Try it → The lines to copy are those in the listing below that contain the word "lpos".

Input data →
__global__ __launch_bounds__(1024) void k_cell_scan_chunks(const int32_t* __restrict__ d_counts, int n_cells,
                                                           int32_t* __restrict__ d_starts, int32_t* __restrict__ d_num_edges,
                                                           int32_t* __restrict__ d_totals, int64_t limit,
                                                           unsigned long long* __restrict__ d_state) {
  const int plane = blockIdx.y, n_chunks = gridDim.x;
  const int32_t* cnt = d_counts + (int64_t)plane * n_cells;
  int32_t* st = d_starts + (int64_t)plane * n_cells;
  unsigned long long* state = d_state + (int64_t)plane * (n_chunks + 1);
  __shared__ int s_chunk;
  if (threadIdx.x == 0) s_chunk = (int)atomicAdd(&state[n_chunks], 1ull);
  __syncthreads();
  const int chunk = s_chunk;
  const int i0 = chunk * SCAN_CHUNK + 4 * (int)threadIdx.x;
  int c[4] = {0, 0, 0, 0};
  const bool vec = (n_cells & 3) == 0 && i0 + 4 <= n_cells;
  if (vec) {
    const int4 v = *reinterpret_cast<const int4*>(cnt + i0);
    c[0] = v.x, c[1] = v.y, c[2] = v.z, c[3] = v.w;
  } else {
#pragma unroll
    for (int j = 0; j < 4; ++j)
      if (i0 + j < n_cells) c[j] = cnt[i0 + j];
  }
  int total;
  int run = mg_block_exscan(c[0] + c[1] + c[2] + c[3], &total);
  __shared__ int s_base;
  if (threadIdx.x == 0)
    __hip_atomic_store(&state[chunk], (1ull << 63) | (uint32_t)total, __ATOMIC_RELEASE, __HIP_MEMORY_SCOPE_AGENT);
  if (threadIdx.x < 64) {
    int base = 0;
    for (int j = threadIdx.x; j < chunk; j += 64) {
      unsigned long long v;
      do {
        v = __hip_atomic_load(&state[j], __ATOMIC_ACQUIRE, __HIP_MEMORY_SCOPE_AGENT);
      } while (!(v >> 63));
      base += (int)(uint32_t)v;
    }
#pragma unroll
    for (int off = 32; off > 0; off >>= 1) base += __shfl_xor(base, off);
    if (threadIdx.x == 0) s_base = base;
  }
  __syncthreads();
  run += s_base;
  if (vec) {
    *reinterpret_cast<int4*>(st + i0) = make_int4(run, run + c[0], run + c[0] + c[1], run + c[0] + c[1] + c[2]);
  } else {
#pragma unroll
    for (int j = 0; j < 4; ++j) {
      if (i0 + j < n_cells) st[i0 + j] = run;
      run += c[j];
    }
  }
  if (chunk == n_chunks - 1 && threadIdx.x == 0) put_edge_count(plane, s_base + total, limit, d_num_edges, d_totals);
}

__global__ __launch_bounds__(NT) void k_cell_fill(const uint32_t* __restrict__ d_bits, int64_t words_per_plane, int h,
                                                  int w, int grid, int gc, int n_cells,
                                                  const int32_t* __restrict__ d_starts, int32_t* __restrict__ d_coords,
                                                  int64_t coord_cap) {
  const int plane = blockIdx.y;
  const int cell = blockIdx.x * NT + threadIdx.x;
  if (cell >= n_cells) return;
  const uint32_t* bits = d_bits + plane * words_per_plane;
  const int cr = cell / gc, cc = cell - cr * gc;
  const int y0 = cr * grid, x0 = cc * grid;
  const int ch = min(grid, h - y0), cw = min(grid, w - x0);
  int2* out = reinterpret_cast<int2*>(d_coords + (int64_t)plane * coord_cap * 2);
  int64_t pos = d_starts[(int64_t)plane * n_cells + cell];
  for (int r = 0; r < ch; ++r)
    for (int c0 = 0; c0 < cw; c0 += 32) {
      uint32_t v = bits_at(bits, (int64_t)(y0 + r) * w + x0 + c0, min(32, cw - c0));
      while (v) {
        const int b = __ffs(v) - 1;
        v &= v - 1;
        if (pos < coord_cap) out[pos] = make_int2(y0 + r, x0 + c0 + b);
        ++pos;
      }
    }
}

constexpr int FILL_TRIPS = 4;

__global__ __launch_bounds__(NT) void k_cell_fill_rows(const uint32_t* __restrict__ d_bits, int64_t words_per_plane,
                                                       int h, int w, int grid, int gc, int n_cells,
                                                       const int32_t* __restrict__ d_starts,
                                                       int32_t* __restrict__ d_coords, int64_t coord_cap) {
  const int plane = blockIdx.y;
  const int cpw = 64 / grid;
  const int lane = threadIdx.x & 63;
  const int64_t wave = ((int64_t)blockIdx.x * NT + threadIdx.x) >> 6;
  const int ci = lane / grid, r = lane - ci * grid;
  const uint32_t* bits = d_bits + plane * words_per_plane;
  uint64_t rowbits[FILL_TRIPS];
  int y[FILL_TRIPS], x0[FILL_TRIPS];
  int64_t pos[FILL_TRIPS];
#pragma unroll
  for (int q = 0; q < FILL_TRIPS; ++q) {
    const int64_t cell = (wave * FILL_TRIPS + q) * cpw + ci;
    rowbits[q] = 0, y[q] = 0, x0[q] = 0, pos[q] = 0;
    if (ci < cpw && cell < n_cells) {
      const int cr = (int)(cell / gc), cc = (int)(cell - (int64_t)cr * gc);
      y[q] = cr * grid + r;
      x0[q] = cc * grid;
      const int cw = min(grid, w - x0[q]);
      if (y[q] < h) {
        const int64_t b0 = (int64_t)y[q] * w + x0[q];
        rowbits[q] = bits_at_nb(bits, b0, min(32, cw));
        if (cw > 32) rowbits[q] |= (uint64_t)bits_at_nb(bits, b0 + 32, cw - 32) << 32;
      }
      pos[q] = d_starts[(int64_t)plane * n_cells + cell];
    }
  }
  constexpr int CH = 512;
  __shared__ int2 s_stage[NT / 64][CH];
  int2* stage = s_stage[threadIdx.x >> 6];
  int2* out = reinterpret_cast<int2*>(d_coords + (int64_t)plane * coord_cap * 2);
#pragma unroll
  for (int q = 0; q < FILL_TRIPS; ++q) {
    const int cnt = __popcll(rowbits[q]);
    const int incl = mg_wave_scan_incl_i32(cnt);
    const int total = __shfl(incl, 63);
    const int lpos = incl - cnt;
    const int64_t base = __shfl(pos[q], 0);
    const bool any_cell = (wave * FILL_TRIPS + q) * cpw < n_cells;
    for (int c0 = 0; c0 < total; c0 += CH) {
      uint64_t rb = rowbits[q];
      int li = lpos - c0;
      while (rb) {
        const int b = __ffsll((unsigned long long)rb) - 1;
        rb &= rb - 1;
        if (li >= 0 && li < CH) stage[li] = make_int2(y[q], x0[q] + b);
        ++li;
      }
      __builtin_amdgcn_fence(__ATOMIC_SEQ_CST, "wavefront");
      const int n = min(total - c0, CH);
      for (int i = lane; i < n; i += 64) {
        const int64_t p = base + c0 + i;
        if (any_cell && p < coord_cap) out[p] = stage[i];
      }
      __builtin_amdgcn_fence(__ATOMIC_SEQ_CST, "wavefront");
    }
  }
}

__global__ __launch_bounds__(NT) void k_edge_angles(const uint8_t* __restrict__ d_blur, int h, int w,
                                                    const int32_t* __restrict__ d_coords, int64_t coord_cap,
                                                    const int32_t* __restrict__ d_num_edges,
                                                    float* __restrict__ d_angle) {
  const int plane = blockIdx.y;
  const int n = min((int64_t)d_num_edges[plane], coord_cap);
  const uint8_t* pb = d_blur + (int64_t)plane * h * w;
  const int2* co = reinterpret_cast<const int2*>(d_coords + (int64_t)plane * coord_cap * 2);
  float* pa = d_angle + (int64_t)plane * h * w;
  for (int64_t i = (int64_t)blockIdx.x * NT + threadIdx.x; i < n; i += (int64_t)gridDim.x * NT) {
    const int2 yx = co[i];
    pa[(int64_t)yx.x * w + yx.y] = mg_edge_angle(pb, h, w, yx.x, yx.y);
  }
}

inline dim3 tile_grid(int h, int w, int n_planes) { return dim3((w + TW - 1) / TW, (h + TH - 1) / TH, n_planes); }
inline bool words_ok(int64_t words_per_plane, int h, int w) {
  return words_per_plane * 32 >= (((int64_t)h * w + 31) / 32) * 32 + 32;
}

}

Answer to the problem →
    const int lpos = incl - cnt;
      int li = lpos - c0;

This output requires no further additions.